### Task:
Only the number is needed: how many lines of the records include "torch"?

### Dataset content:

================

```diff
@@ -122,22 +126,24 @@
     const float scale = 1.0f / sqrtf((float)hd);
     const char* q = (const char*)qkv;
     const void* x = x_in;
+    const auto x_tiled = [&](const ull_linear* L) { return ull_gemm_tile256(T, L->n, L->k, tiled(L, T, sk).flags) ? ULL_EPI_X_TILED : 0; };
     for (int64_t l = 0; l < n_layers; ++l) {
         const ull_llama_layer& w = layers[l];
         if (w.qkv.n != 3 * D || w.qkv.k != D || w.o.n != D || w.o.k != D || w.gu.n != 2 * I || w.gu.k != D || w.down.n != D || w.down.k != I || !x_out[l] ||
             quantized(&w.qkv) || quantized(&w.o) || quantized(&w.gu) || quantized(&w.down))
             return ULL_ERR_ARG;
-        TRY(FN(ull_rmsnorm_)(x, D, w.ln1, xn, D, T, D, eps, stream));
+        const int xt_qkv = x_tiled(&w.qkv), xt_gu = x_tiled(&w.gu), xt_down = xt_gu ? x_tiled(&w.down) : 0;
+        TRY(norm(x, w.ln1, xn, T, D, eps, xt_qkv, stream));
         {
             const Tiled t = tiled(&w.qkv, T, sk);
-            TRY(FN(ull_gemm_qkv_rope_)(xn, D, t.w, t.ldw, qkv, 3 * D, T, 3 * D, D, rope_cos, rope_sin, 2 * D, hd, t.flags, t.ws, t.wsb, stream));
+            TRY(FN(ull_gemm_qkv_rope_)(xn, D, t.w, t.ldw, qkv, 3 * D, T, 3 * D, D, rope_cos, rope_sin, 2 * D, hd, t.flags | xt_qkv, t.ws, t.wsb, stream));
         }
         TRY(FN(ull_attention_)(q, S * 3 * D, hd, 3 * D, q + D * 2, S * 3 * D, hd, 3 * D, q + 2 * D * 2, S * 3 * D, hd, 3 * D, 0, att, S * D, hd, D, key_mask,
                                B, H, S, S, hd, 1, 1, scale, 1.0f, nullptr, nullptr, 0, 0, 0, zeros, stream));
         TRY(lin(att, D, &w.o, x_mid, D, x, D, T, 0, sk, stream));
-        TRY(FN(ull_rmsnorm_)(x_mid, D, w.ln2, xn, D, T, D, eps, stream));
-        TRY(lin(xn, D, &w.gu, act, I, nullptr, 0, T, ULL_EPI_SWIGLU, sk, stream));
-        TRY(lin(act, I, &w.down, x_out[l], D, x_mid, D, T, 0, sk, stream));
+        TRY(norm(x_mid, w.ln2, xn, T, D, eps, xt_gu, stream));
+        TRY(lin(xn, D, &w.gu, act, I, nullptr, 0, T, ULL_EPI_SWIGLU | xt_gu | (xt_down ? ULL_EPI_C_TILED : 0), sk, stream));
+        TRY(lin(act, I, &w.down, x_out[l], D, x_mid, D, T, xt_down, sk, stream));
         x = x_out[l];
     }
     return ULL_OK;
diff --git a/u-llava_amd/csrc/norm.hip b/u-llava_amd/csrc/norm.hip
--- a/u-llava_amd/csrc/norm.hip
+++ b/u-llava_amd/csrc/norm.hip
@@ -2,7 +2,7 @@
 
 namespace {
 
-template <int NCH, int MODE>
+template <int NCH, int MODE, bool TILED = false>
 __global__ __launch_bounds__(256) void rownorm_kernel(const elem_t* __restrict__ x, long ldx, const elem_t* __restrict__ w,
                                                       const elem_t* __restrict__ b, elem_t* __restrict__ y, long ldy,
                                                       long rows, int D, float eps, int lpr,
@@ -64,7 +64,7 @@
         rstd = 1.0f / sqrtf(q * invD + eps);
     }
     if (!row_ok) return;
-    elem_t* yr = y + row * ldy;
+    elem_t* yr = TILED ? y + (row >> 8) * (256L * D) + (row & 255) * 64 : y + row * ldy;
 #pragma unroll
     for (int i = 0; i < NCH; ++i) {
         const int c = sub + i * lpr;
@@ -80,22 +80,24 @@
 #pragma unroll
                 for (int j = 0; j < 8; ++j) o[j] = ((v[i][j] - mean) * rstd) * wv[j] + bv[j];
             }
-            *(uint4*)(yr + c * 8) = pack8(o);
+            if (TILED) *(uint4*)(yr + (c >> 3) * 16384 + (c & 7) * 8) = pack8(o);
+            else *(uint4*)(yr + c * 8) = pack8(o);
         }
     }
 }
 
-template <int MODE>
+template <int MODE, bool TILED = false>
 int launch_rownorm(const elem_t* x, long ldx, const elem_t* w, const elem_t* b, elem_t* y, long ldy, long rows, int D, float eps,
                    const elem_t* cls, const elem_t* pos, int tokens, hipStream_t st) {
     if (D <= 0 || (D & 7) || (ldx & 7) || (ldy & 7) || rows <= 0) return ULL_ERR_SHAPE;
+    if (TILED && (D & 63)) return ULL_ERR_SHAPE;
     const int nchunk = D >> 3;
     int lpr = 1;
     while (lpr < 64 && lpr < nchunk) lpr <<= 1;
     const int nch = (nchunk + lpr - 1) / lpr;
     const long rows_per_block = 4 * (64 / lpr);
     const dim3 grid((unsigned)((rows + rows_per_block - 1) / rows_per_block));
-#define ULL_RN(N) hipLaunchKernelGGL((rownorm_kernel<N, MODE>), grid, dim3(256), 0, st, x, ldx, w, b, y, ldy, rows, D, eps, lpr, cls, pos, tokens)
+#define ULL_RN(N) hipLaunchKernelGGL((rownorm_kernel<N, MODE, TILED>), grid, dim3(256), 0, st, x, ldx, w, b, y, ldy, rows, D, eps, lpr, cls, pos, tokens)
     if (nch <= 1) ULL_RN(1);
     else if (nch <= 2) ULL_RN(2);
     else if (nch <= 4) ULL_RN(4);
@@ -113,6 +115,13 @@
     if (!x || !w || !y) return ULL_ERR_ARG;
     return launch_rownorm<0>((const elem_t*)x, ldx, (const elem_t*)w, nullptr, (elem_t*)y, ldy, rows, (int)D, eps, nullptr, nullptr, 0,
                              (hipStream_t)stream);
+}
+
+extern "C" int ULL_FN(ull_rmsnorm_tiled_)(const void* x, int64_t ldx, const void* w, void* y, int64_t rows, int64_t D, float eps, void* stream) {
+    if (!x || !w || !y) return ULL_ERR_ARG;
+    if (((uintptr_t)y & 15)) return ULL_ERR_SHAPE;
+    return launch_rownorm<0, true>((const elem_t*)x, ldx, (const elem_t*)w, nullptr, (elem_t*)y, 0, rows, (int)D, eps, nullptr, nullptr, 0,
+                                   (hipStream_t)stream);
 }
 
 extern "C" int ULL_FN(ull_layernorm_)(const void* x, int64_t ldx, const void* w, const void* b, void* y, int64_t ldy, int64_t rows, int64_t D,
diff --git a/u-llava_amd/ops.py b/u-llava_amd/ops.py
--- a/u-llava_amd/ops.py
+++ b/u-llava_amd/ops.py
@@ -74,6 +74,8 @@
 
 
 EPI_W_TILED = 64
+EPI_X_TILED = 128
+EPI_C_TILED = 1024
 _TILED = {}
 
 
@@ -1327,10 +1329,11 @@
     T, D = x_in.shape
     dev, dt = x_in.device, x_in.dtype
     x_mid = torch.empty(T, D, device=dev, dtype=dt)
-    xn = torch.empty(T, D, device=dev, dtype=dt)
     qkv = torch.empty(T, 3 * D, device=dev, dtype=dt)
     att = torch.empty(T, D, device=dev, dtype=dt)
-    act = torch.empty(T, I, device=dev, dtype=dt)
+    Tp = (T + 255) // 256 * 256
+    xn = torch.empty(Tp, D, device=dev, dtype=dt)
+    act = torch.empty(Tp, I, device=dev, dtype=dt)
     ws, wsb, mk = _sk_args(dev)
     _lib.call("ull_llama_prefill_layers_" + _SFX[dt], stack.refresh(), len(stack.layers), _p(x_in), _ptr_array(x_out), _p(x_mid), _p(xn), _p(qkv), _p(att),
               _p(act), _p(rope_cos), _p(rope_sin), _p(key_mask), B, S, H, hd, I, float(eps), ws, wsb, mk, _zeros(dev).data_ptr(), _stream())
```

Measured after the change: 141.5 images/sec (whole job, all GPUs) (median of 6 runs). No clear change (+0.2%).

================

### Solved exercise:
7